_Task to carry out_
The task calls for each line of the records below in which the word "include" appears.

_Supplied entries_
··········

# pytorch/ao

Hardware: NVIDIA H100
Metric: tok/s Llama-3-8B int4-wo (tile_packed_to_4d, g=32) linear stack, decode (higher is better)
Workload: dtype int4 weights -> bf16 MMA (f32 accumulate)

## Files before the change

### ao_b200/csrc/int4_linear.cu

```cuda
#include <cuda_bf16.h>
#include <stdlib.h>

#include "common.h"
#include "ptx.cuh"
#include "ts_gemm.cuh"

namespace ao {
namespace int4k {

using tsg::KCHUNK;
using tsg::ROWS;

__device__ __forceinline__ uint32_t deq_pair(uint32_t magic_bits, __nv_bfloat162 s2, __nv_bfloat162 z2) {
  const __nv_bfloat162 c136 = __floats2bfloat162_rn(136.f, 136.f);
  __nv_bfloat162 v = *reinterpret_cast<__nv_bfloat162*>(&magic_bits);
  v = __hsub2(v, c136);
  v = __hfma2(v, s2, z2);
  return *reinterpret_cast<uint32_t*>(&v);
}

struct Int4Fmt {
  static constexpr bool SS = false;
  static constexpr bool DECODE_2CTA = true;
  static constexpr bool PROMOTE = false;
  static constexpr int X_ELEM_BYTES = 2;
  static constexpr int W_BYTES = ROWS * KCHUNK / 2;
  static constexpr int AUX_BYTES = 2048;
  static constexpr int EPI = tsg::EPI_FLOAT;
  static constexpr int ACC_EXP2 = 0;
  static constexpr int MAX_N_MMA = 128;
  static int make_maps(const int32_t* qdata, const uint16_t* sz, int N, int K, int g, CUtensorMap* tm_w,
                       CUtensorMap* tm_sz) {
    const int KT = K / 128;
    {
      const uint64_t dims[3] = {32, (uint64_t)4 * KT, (uint64_t)N / 8};
      const uint64_t str[2] = {128, (uint64_t)KT * 512};
      const uint32_t box[3] = {32, 4, 16};
      int rc = make_tmap(tm_w, CU_TENSOR_MAP_DATA_TYPE_INT32, 3, qdata, dims, str, box, CU_TENSOR_MAP_SWIZZLE_128B);
      if (rc) return rc;
    }
    const int gpc = g <= 128 ? 128 / g : 1;
    const uint64_t dims[2] = {(uint64_t)N, (uint64_t)K / g};
    const uint64_t str[1] = {(uint64_t)N * 4};
    const uint32_t box[2] = {128, (uint32_t)gpc};
    return make_tmap(tm_sz, CU_TENSOR_MAP_DATA_TYPE_UINT32, 2, sz, dims, str, box, CU_TENSOR_MAP_SWIZZLE_NONE);
  }
  __device__ static __forceinline__ uint32_t w_tx_bytes(const tsg::Params& p) {
    const int gpc = p.group_size <= KCHUNK ? KCHUNK / p.group_size : 1;
    return W_BYTES + gpc * 512;
  }
  __device__ static __forceinline__ void issue_w(const CUtensorMap* tm_w, const CUtensorMap* tm_sz,
                                                 const tsg::Params& p, uint8_t* w_dst, uint8_t* aux_dst,
                                                 uint64_t* bar, int n_tile, int kc, uint64_t policy) {
    tma_load_3d(w_dst, tm_w, bar, 0, 4 * kc, n_tile * (ROWS / 8), policy);
    tma_load_2d(aux_dst, tm_sz, bar, n_tile * ROWS, (kc * KCHUNK) / p.group_size, policy);
  }
  struct Raw {
    uint4 v[2];
    uint32_t sz[2][4];
  };
  __device__ static __forceinline__ void load(const tsg::Params& p, uint32_t w_smem, uint32_t aux_smem, int row_lo,
                                              int lane, Raw& raw) {
    const int gshift = p.group_size == 32 ? 0 : (p.group_size == 64 ? 1 : 2);
#pragma unroll
    for (int h = 0; h < 2; ++h) {
      const int r = row_lo + 8 * h;
      const uint32_t off = (uint32_t)(r >> 3) * 512u + (uint32_t)lane * 16u;
      raw.v[h] = tsg::lds128(w_smem + (off ^ (((off >> 7) & 7) << 4)));
#pragma unroll
      for (int w = 0; w < 4; ++w) raw.sz[h][w] = tsg::lds32(aux_smem + r * 4 + (w >> gshift) * 512);
    }
  }
  __device__ static __forceinline__ void frag(const tsg::Params&, const Raw& raw, int kk, uint32_t (&a)[4]) {
    uint32_t magic = 0x43004300u;
    asm volatile("" : "+r"(magic));
    const int wd = kk >> 1, e0 = 2 * (kk & 1);
#pragma unroll
    for (int h = 0; h < 2; ++h) {
      const uint32_t sz = raw.sz[h][wd];
      const uint32_t s_bits = __byte_perm(sz, sz, 0x1010);
      const uint32_t z_bits = __byte_perm(sz, sz, 0x3232);
      const __nv_bfloat162 s2 = *reinterpret_cast<const __nv_bfloat162*>(&s_bits);
      const __nv_bfloat162 z2 = *reinterpret_cast<const __nv_bfloat162*>(&z_bits);
      const uint32_t word = wd == 0 ? raw.v[h].x : wd == 1 ? raw.v[h].y : wd == 2 ? raw.v[h].z : raw.v[h].w;
#pragma unroll
      for (int e = 0; e < 2; ++e) {
        uint32_t m;
        asm("lop3.b32 %0, %1, %2, %3, 0xEA;" : "=r"(m) : "r"(word >> (4 * (e0 + e))), "r"(0x000F000Fu), "r"(magic));
        a[h + 2 * e] = deq_pair(m, s2, z2);
      }
    }
  }
};
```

··········

_Written response_
#include <cuda_bf16.h>
#include <stdlib.h>
#include "common.h"
#include "ptx.cuh"
#include "ts_gemm.cuh"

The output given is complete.